Looks good, I’ll definitely take a look at this - especially interested in semantic and token chunking.

I implemented something similar in unicode_string, specifically the Unicode Text Segmentation Standard which has rules for multilingual text splitting of words, lines and sentences (and graphemes - but Elixir already takes care of that).

You can see some examples in the readme. Punctuation - especially multilingual punctuation - makes this a “fun” and “interesting” topic for sure!

al2o3cr · January 1, 2025, 12:28am

There’s some ambiguity with “index” and UTF8 as it could be “bytes” or “codepoints” and the second is painful to work with (can’t find the corresponding byte in constant-time, for instance)

Reading the source of Chunx indicates that those will always be in bytes because that’s what Regex.scan returns and :erlang.binary_part expects.

IMO calling them start_byte and end_byte would make the nature of the fields more explicit.

One downside of indexing by bytes is that it’s going to be harder to produce accurate “parse failed” messages that point to a specific character in the input if that input includes UTF8.

kip · January 1, 2025, 12:29am

I think as long as you make it clear about what is being indexed it’s probably ok.

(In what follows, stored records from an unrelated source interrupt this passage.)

template <int BM, int BN, int WAVES_M, int WAVES_N, bool SWAP, int NSTAGE>
__global__ __launch_bounds__(WAVES_M* WAVES_N * 64) void gemm_kernel(const GemmParams p) {
    constexpr int PREFETCH = NSTAGE - 1;
    constexpr int NW = WAVES_M * WAVES_N;
    constexpr int WM = BM / WAVES_M, WN = BN / WAVES_N;
    constexpr int TM = WM / 32, TN = WN / 32;
    constexpr int A_BLKS = BM / 8, B_BLKS = BN / 8;
    static_assert(A_BLKS % NW == 0, "A blocks must split evenly over the waves");
    constexpr int GA = A_BLKS / NW;
    constexpr int GB_LO = B_BLKS / NW, GB_HI = (B_BLKS + NW - 1) / NW;
    constexpr int N_HI = B_BLKS - GB_LO * NW;
    constexpr int STAGE = (BM + BN) * 128;

    extern __shared__ __attribute__((aligned(16))) unsigned char smem[];

    const int tid = threadIdx.x;
    const int lane = tid & 63;
    const int wave = __builtin_amdgcn_readfirstlane(tid >> 6);
    const int wr = wave / WAVES_N, wc = wave % WAVES_N;
    const int l31 = lane & 31, hi = lane >> 5;
#ifdef VSX_GEMM_TIMING
    const long t_begin = (long)clock64();
#endif

    int tile_n, tile_m, split;
    if (p.xcd_gm > 0) {
        const int xcd = blockIdx.x & 7, local = blockIdx.x >> 3;
        const int gm = p.xcd_gm;
        const int RB = p.tiles_m / gm;
        const int CB = (p.tiles_n * (p.splitk > 1 ? p.splitk : 1)) / (8 / gm);
        const int lr = local % RB;
        const int np = (xcd / gm) * CB + local / RB;
        tile_m = (xcd % gm) * RB + lr;
        tile_n = np % p.tiles_n;
        split = np / p.tiles_n;
    } else {
        int wg = blockIdx.x;
        const int nwg = gridDim.x, q = nwg >> 3, r = nwg & 7;
        const int xcd = wg & 7, local = wg >> 3;
        wg = (xcd < r ? xcd * (q + 1) : r * (q + 1) + (xcd - r) * q) + local;
        tile_n = wg % p.tiles_n;
        tile_m = wg / p.tiles_n;
        split = p.splitk > 1 ? (int)blockIdx.z : 0;
    }
    const long m0 = (long)tile_m * BM;
    const long n0 = p.geglu ? (long)tile_n * (BN / 2) : (long)tile_n * BN;

    const int z = (p.splitk > 1 || p.xcd_gm > 0) ? 0 : (int)blockIdx.z;
    const int z0 = z / p.batch1, z1 = z - z0 * p.batch1;
    const half_t* Ab = p.A + z0 * p.a_bs0 + z1 * p.a_bs1;
    const half_t* Bb = p.B + z0 * p.b_bs0 + z1 * p.b_bs1;

    constexpr int OOB_OFF = (int)0x80000000;
    const int lrow = lane >> 3;
    const int pslot = lane & 7;
    const int kofs_e = (pslot ^ (lrow >> 1)) * 8;
    const int kofs_o = (pslot ^ (4 | (lrow >> 1))) * 8;

    const __amdgpu_buffer_rsrc_t rsrcA =
        __builtin_amdgcn_make_buffer_rsrc(const_cast<half_t*>(Ab), 0, (int)p.a_bytes, 0x00020000);
    const __amdgpu_buffer_rsrc_t rsrcA2 =
        __builtin_amdgcn_make_buffer_rsrc(const_cast<half_t*>(p.A2 ? p.A2 : p.A), 0, (int)p.a2_bytes, 0x00020000);
    const __amdgpu_buffer_rsrc_t rsrcB =
        __builtin_amdgcn_make_buffer_rsrc(const_cast<half_t*>(Bb), 0, (int)p.b_bytes, 0x00020000);

    bool a_ok[GA];
    int a_h0[GA], a_w0[GA], a_ibase[GA], a_kofs[GA];
    int va[GA];
    const int Hs = p.ups ? (p.H >> 1) : p.H;
    const int Ws = p.ups ? (p.W >> 1) : p.W;
    const int pad = p.pad;
#pragma unroll
    for (int i = 0; i < GA; ++i) {
        const long m = m0 + (wave * GA + i) * 8 + lrow;
        a_ok[i] = m < p.M;
        a_h0[i] = 0; a_w0[i] = 0; a_ibase[i] = 0;
        a_kofs[i] = ((wave * GA + i) & 1) ? kofs_o : kofs_e;
        va[i] = a_ok[i] ? (int)((m * p.lda + a_kofs[i]) * 2) : OOB_OFF;
        if (p.a_mode == 1) {
            const long hw = (long)p.Ho * p.Wo;
            const long mm = a_ok[i] ? m : 0;
            const int img = (int)(mm / hw);
            const int rem = (int)(mm - (long)img * hw);
            const int ho = rem / p.Wo;
            a_h0[i] = ho * p.stride - pad;
            a_w0[i] = (rem - ho * p.Wo) * p.stride - pad;
            a_ibase[i] = img * Hs;
        }
    }
    const int gbw = wave < N_HI ? GB_HI : GB_LO;
    const int b_blk0 = wave < N_HI ? wave * GB_HI : N_HI * GB_HI + (wave - N_HI) * GB_LO;
    int vb[GB_HI], b_kofs[GB_HI];
#pragma unroll
    for (int j = 0; j < GB_HI; ++j) {
        const int jr = (b_blk0 + j) * 8 + lrow;
        b_kofs[j] = ((b_blk0 + j) & 1) ? kofs_o : kofs_e;
        long n;
        bool ok;
        if (p.geglu) {
            const long oc = n0 + (jr >> 5) * 16 + (jr & 15);
            ok = oc < p.N;
            n = oc + ((jr & 16) ? p.N : 0);
        } else {
            n = n0 + jr;
            ok = n < p.N;
        }
        vb[j] = (ok && j < gbw) ? (int)((n * p.ldb + b_kofs[j]) * 2) : OOB_OFF;
    }

    const int Ctot = p.C1 + p.C2;
    const int nk = (int)((p.K + BK - 1) / BK);
    const int ktail_from = (int)(p.K - (long)(nk - 1) * BK);
    const bool fast_tap = p.a_mode == 1 && (Ctot % BK == 0) && (p.C1 % BK == 0);
    const int kt_begin = split * p.nk_per;
    const int kt_end = p.splitk > 1 ? min(nk, kt_begin + p.nk_per) : nk;
    int t_kh = 0, t_kw = 0, t_c = 0;
    bool t_second = false, t_dirty = true;
    if (fast_tap && kt_begin > 0) {
        const int k0 = kt_begin * BK;
        const int tap = k0 / Ctot, rem = k0 - tap * Ctot;
        t_kh = tap / p.ks;
        t_kw = tap - t_kh * p.ks;
        t_second = rem >= p.C1;
        t_c = t_second ? rem - p.C1 : rem;
    }

    unsigned char* i_sb = smem;
    bool i_tail = false, i_second = false;
    int i_soffA = 0, i_soffB = 0;
    auto issue_prep = [&](int kt, int stage) {
        unsigned char* sb = smem + stage * STAGE;
        const bool last_tail = (kt == nk - 1) && ktail_from < BK;
        int soffA = kt * (BK * 2), soffB = kt * (BK * 2);
        bool second = false;
        if (p.a_mode == 1) {
            if (fast_tap) {
                if (t_dirty) {
                    const int cs = t_second ? p.C2 : p.C1;
#pragma unroll
                    for (int i = 0; i < GA; ++i) {
                        const int hh = a_h0[i] + t_kh, ww = a_w0[i] + t_kw;
                        const bool ok = a_ok[i] && (unsigned)hh < (unsigned)p.H && (unsigned)ww < (unsigned)p.W;
                        const int hsrc = p.ups ? (hh >> 1) : hh, wsrc = p.ups ? (ww >> 1) : ww;
                        va[i] = ok ? (((a_ibase[i] + hsrc) * Ws + wsrc) * cs + a_kofs[i]) * 2 : OOB_OFF;
                    }
                    t_dirty = false;
                }
                second = t_second;
                soffA = t_c * 2;
                t_c += BK;
                if (t_c >= (t_second ? p.C2 : p.C1)) {
                    t_c = 0;
                    t_dirty = true;
                    if (!t_second && p.C2 > 0) {
                        t_second = true;
                    } else {
                        t_second = false;
                        if (++t_kw == p.ks) { t_kw = 0; ++t_kh; }
                    }
                }
            } else {
#pragma unroll
                for (int i = 0; i < GA; ++i) {
                    const long k = (long)kt * BK + a_kofs[i];
                    const int kk = k < p.K ? (int)k : 0;
                    const int tap = kk / Ctot;
                    const int ci = kk - tap * Ctot;
                    const int kh = tap / p.ks, kw = tap - kh * p.ks;
                    const int hh = a_h0[i] + kh, ww = a_w0[i] + kw;
                    const bool ok = a_ok[i] && k < p.K && (unsigned)hh < (unsigned)p.H && (unsigned)ww < (unsigned)p.W;
                    const int hsrc = p.ups ? (hh >> 1) : hh, wsrc = p.ups ? (ww >> 1) : ww;
                    va[i] = ok ? (((a_ibase[i] + hsrc) * Ws + wsrc) * p.C1 + ci) * 2 : OOB_OFF;
                }
                soffA = 0;
            }
        }
        i_sb = sb; i_tail = last_tail; i_second = second; i_soffA = soffA; i_soffB = soffB;
    };
    constexpr int NPIECE = GA + GB_HI;
    bool i_on = true;
    bool i_gate = true;
    auto issue_piece = [&](const int q) {
        if (!(i_on && i_gate)) return;
        if (q < GA) {
            const int qi = q < GA ? q : 0;
            const int v = (i_tail && a_kofs[qi] >= ktail_from) ? OOB_OFF : va[qi];
            lptr_t dst = (lptr_t)(i_sb + (wave * GA + q) * 1024);
            if (i_second)
                __builtin_amdgcn_raw_ptr_buffer_load_lds(rsrcA2, dst, 16, v, i_soffA, 0, 0);
            else
                __builtin_amdgcn_raw_ptr_buffer_load_lds(rsrcA, dst, 16, v, i_soffA, 0, 0);
        } else {
            const int j = q - GA;
            if (j < gbw) {
                const int jj = j < GB_HI ? j : 0;
                const int v = (i_tail && b_kofs[jj] >= ktail_from) ? OOB_OFF : vb[jj];
                __builtin_amdgcn_raw_ptr_buffer_load_lds(rsrcB, (lptr_t)(i_sb + BM * 128 + (b_blk0 + j) * 1024), 16, v,
                                                         i_soffB, 0, 0);
            }
        }
    };
    auto issue = [&](int kt, int stage) {
        issue_prep(kt, stage);
        i_on = true;
        i_gate = true;
#pragma unroll
        for (int q = 0; q < NPIECE; ++q) issue_piece(q);
    };

    constexpr int NACC = SWAP ? TN : TM, MACC = SWAP ? TM : TN;
    f16v acc[NACC][MACC];
#pragma unroll
    for (int i = 0; i < NACC; ++i)
#pragma unroll
        for (int j = 0; j < MACC; ++j)
#pragma unroll
            for (int r = 0; r < 16; ++r) acc[i][j][r] = 0.f;

    const int swz = (l31 >> 1) & 7;
    const int a_row = (wr * WM + l31) * 128;
    const int b_row = BM * 128 + (wc * WN + l31) * 128;
    int offs[4];
#pragma unroll
    for (int ks = 0; ks < 4; ++ks) offs[ks] = ((ks * 2 + hi) ^ swz) * 16;

    const int nloc = kt_end - kt_begin;
#pragma unroll
    for (int s = 0; s < PREFETCH; ++s)
        if (s < nloc) issue(kt_begin + s, s);

    constexpr bool PRE_RES = SWAP && (NW <= 8) && (TM * TN <= 5);
    constexpr int NRES = TM * TN * 2;
    h4 rpre[PRE_RES ? TM * TN * 4 : 1];
    const half_t* Rb0 = p.residual ? p.residual + z0 * p.r_bs0 + z1 * p.r_bs1 : nullptr;
    const bool pre_res = PRE_RES && Rb0 != nullptr && p.vec4 && !p.geglu && p.splitk <= 1;
    const bool res_late = pre_res && p.rvec8 && (int)n0 + BN <= (int)p.N;
    bool r_inflight = false;
    auto issue_residual = [&]() {
        if constexpr (PRE_RES) {
#pragma unroll
            for (int i = 0; i < TM; ++i) {
                const unsigned m = (unsigned)min((int)m0 + wr * WM + i * 32 + l31, (int)p.M - 1);
#pragma unroll
                for (int j = 0; j < TN; ++j)
#pragma unroll
                    for (int a = 0; a < 2; ++a) {
                        const int nc = (int)n0 + wc * WN + j * 32 + 16 * a + 8 * hi;
                        const uint4 v = *reinterpret_cast<const uint4*>(Rb0 + m * (unsigned)p.ldr + nc);
                        rpre[(i * TN + j) * 4 + 2 * a] = __builtin_bit_cast(h4, make_uint2(v.x, v.y));
                        rpre[(i * TN + j) * 4 + 2 * a + 1] = __builtin_bit_cast(h4, make_uint2(v.z, v.w));
                    }
            }
        }
    };
    const bool res_early = (p.pp_flags & TILE_RES_EARLY) != 0;
    const int kt_r = res_early ? 0 : max(nloc - 1 - PREFETCH, 0);
    bool r_loaded = false;
    auto wait_slab = [&](const int kt) {
        const int later = min(nloc - 1 - kt, PREFETCH - 1);
        if (PRE_RES && r_inflight) {
            if (wave < N_HI) {
                constexpr int G = GA + GB_HI;
                if (PREFETCH >= 3 && later >= 2) wait_vmcnt<2 * G + NRES>();
                else if (PREFETCH >= 2 && later == 1) wait_vmcnt<G + NRES>();
                else wait_vmcnt<NRES>();
            } else {
                constexpr int G = GA + GB_LO;
                if (PREFETCH >= 3 && later >= 2) wait_vmcnt<2 * G + NRES>();
                else if (PREFETCH >= 2 && later == 1) wait_vmcnt<G + NRES>();
                else wait_vmcnt<NRES>();
            }
            return;
        }
        if (wave < N_HI) {
            constexpr int G = GA + GB_HI;
            if (PREFETCH >= 3 && later >= 2) wait_vmcnt<2 * G>();
            else if (PREFETCH >= 2 && later == 1) wait_vmcnt<G>();
            else wait_vmcnt<0>();
        } else {
            constexpr int G = GA + GB_LO;
            if (PREFETCH >= 3 && later >= 2) wait_vmcnt<2 * G>();
            else if (PREFETCH >= 2 && later == 1) wait_vmcnt<G>();
            else wait_vmcnt<0>();
        }
    };
    auto ldfrag = [&](const unsigned char* sb, const int off, h8 (&af)[TM], h8 (&bf)[TN]) {
#pragma unroll
        for (int i = 0; i < TM; ++i) af[i] = *reinterpret_cast<const h8*>(sb + a_row + i * 4096 + off);
#pragma unroll
        for (int j = 0; j < TN; ++j) bf[j] = *reinterpret_cast<const h8*>(sb + b_row + j * 4096 + off);
    };
    auto mma = [&](const h8 (&af)[TM], const h8 (&bf)[TN]) {
#pragma unroll
        for (int i = 0; i < TM; ++i)
#pragma unroll
            for (int j = 0; j < TN; ++j) {
                if constexpr (SWAP)
                    acc[j][i] = __builtin_amdgcn_mfma_f32_32x32x16_f16(bf[j], af[i], acc[j][i], 0, 0, 0);
                else
                    acc[i][j] = __builtin_amdgcn_mfma_f32_32x32x16_f16(af[i], bf[j], acc[i][j], 0, 0, 0);
            }
    };

    auto mma_issue = [&](const h8 (&af)[TM], const h8 (&bf)[TN], const bool gate) {
        i_gate = gate;
#pragma unroll
        for (int i = 0; i < TM; ++i)
#pragma unroll
            for (int j = 0; j < TN; ++j) {
                if constexpr (SWAP)
                    acc[j][i] = __builtin_amdgcn_mfma_f32_32x32x16_f16(bf[j], af[i], acc[j][i], 0, 0, 0);
                else
                    acc[i][j] = __builtin_amdgcn_mfma_f32_32x32x16_f16(af[i], bf[j], acc[i][j], 0, 0, 0);
                if (i * TN + j < NPIECE) issue_piece(i * TN + j);
            }
#pragma unroll
        for (int q = TM * TN; q < NPIECE; ++q) issue_piece(q);
    };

So maybe better to be byte_index_start and byte_index_end. Indexing into binaries always feels like a bit of an anti pattern to me though and in this case you’re already returning the match in the :text field so maybe its not required?

preciz · January 1, 2025, 12:50am

So if I would make the word splitting logic configurable then your library could be used for better outcomes?

preciz · January 1, 2025, 12:51am

Thank you will rename them accordingly.

kip · January 1, 2025, 1:24am

I’m not sure if it would be better outcomes for a RAG application (which is the primary focus if I understand correctly). I suspect unicode_string might be more correct but slower since it’s rules based. And it’s not clear that more correctness is more useful for RAG (not clear to me I mean). It might be useful though if you’re doing multilingual RAG, especially in languages which do not use whitespace as word separators.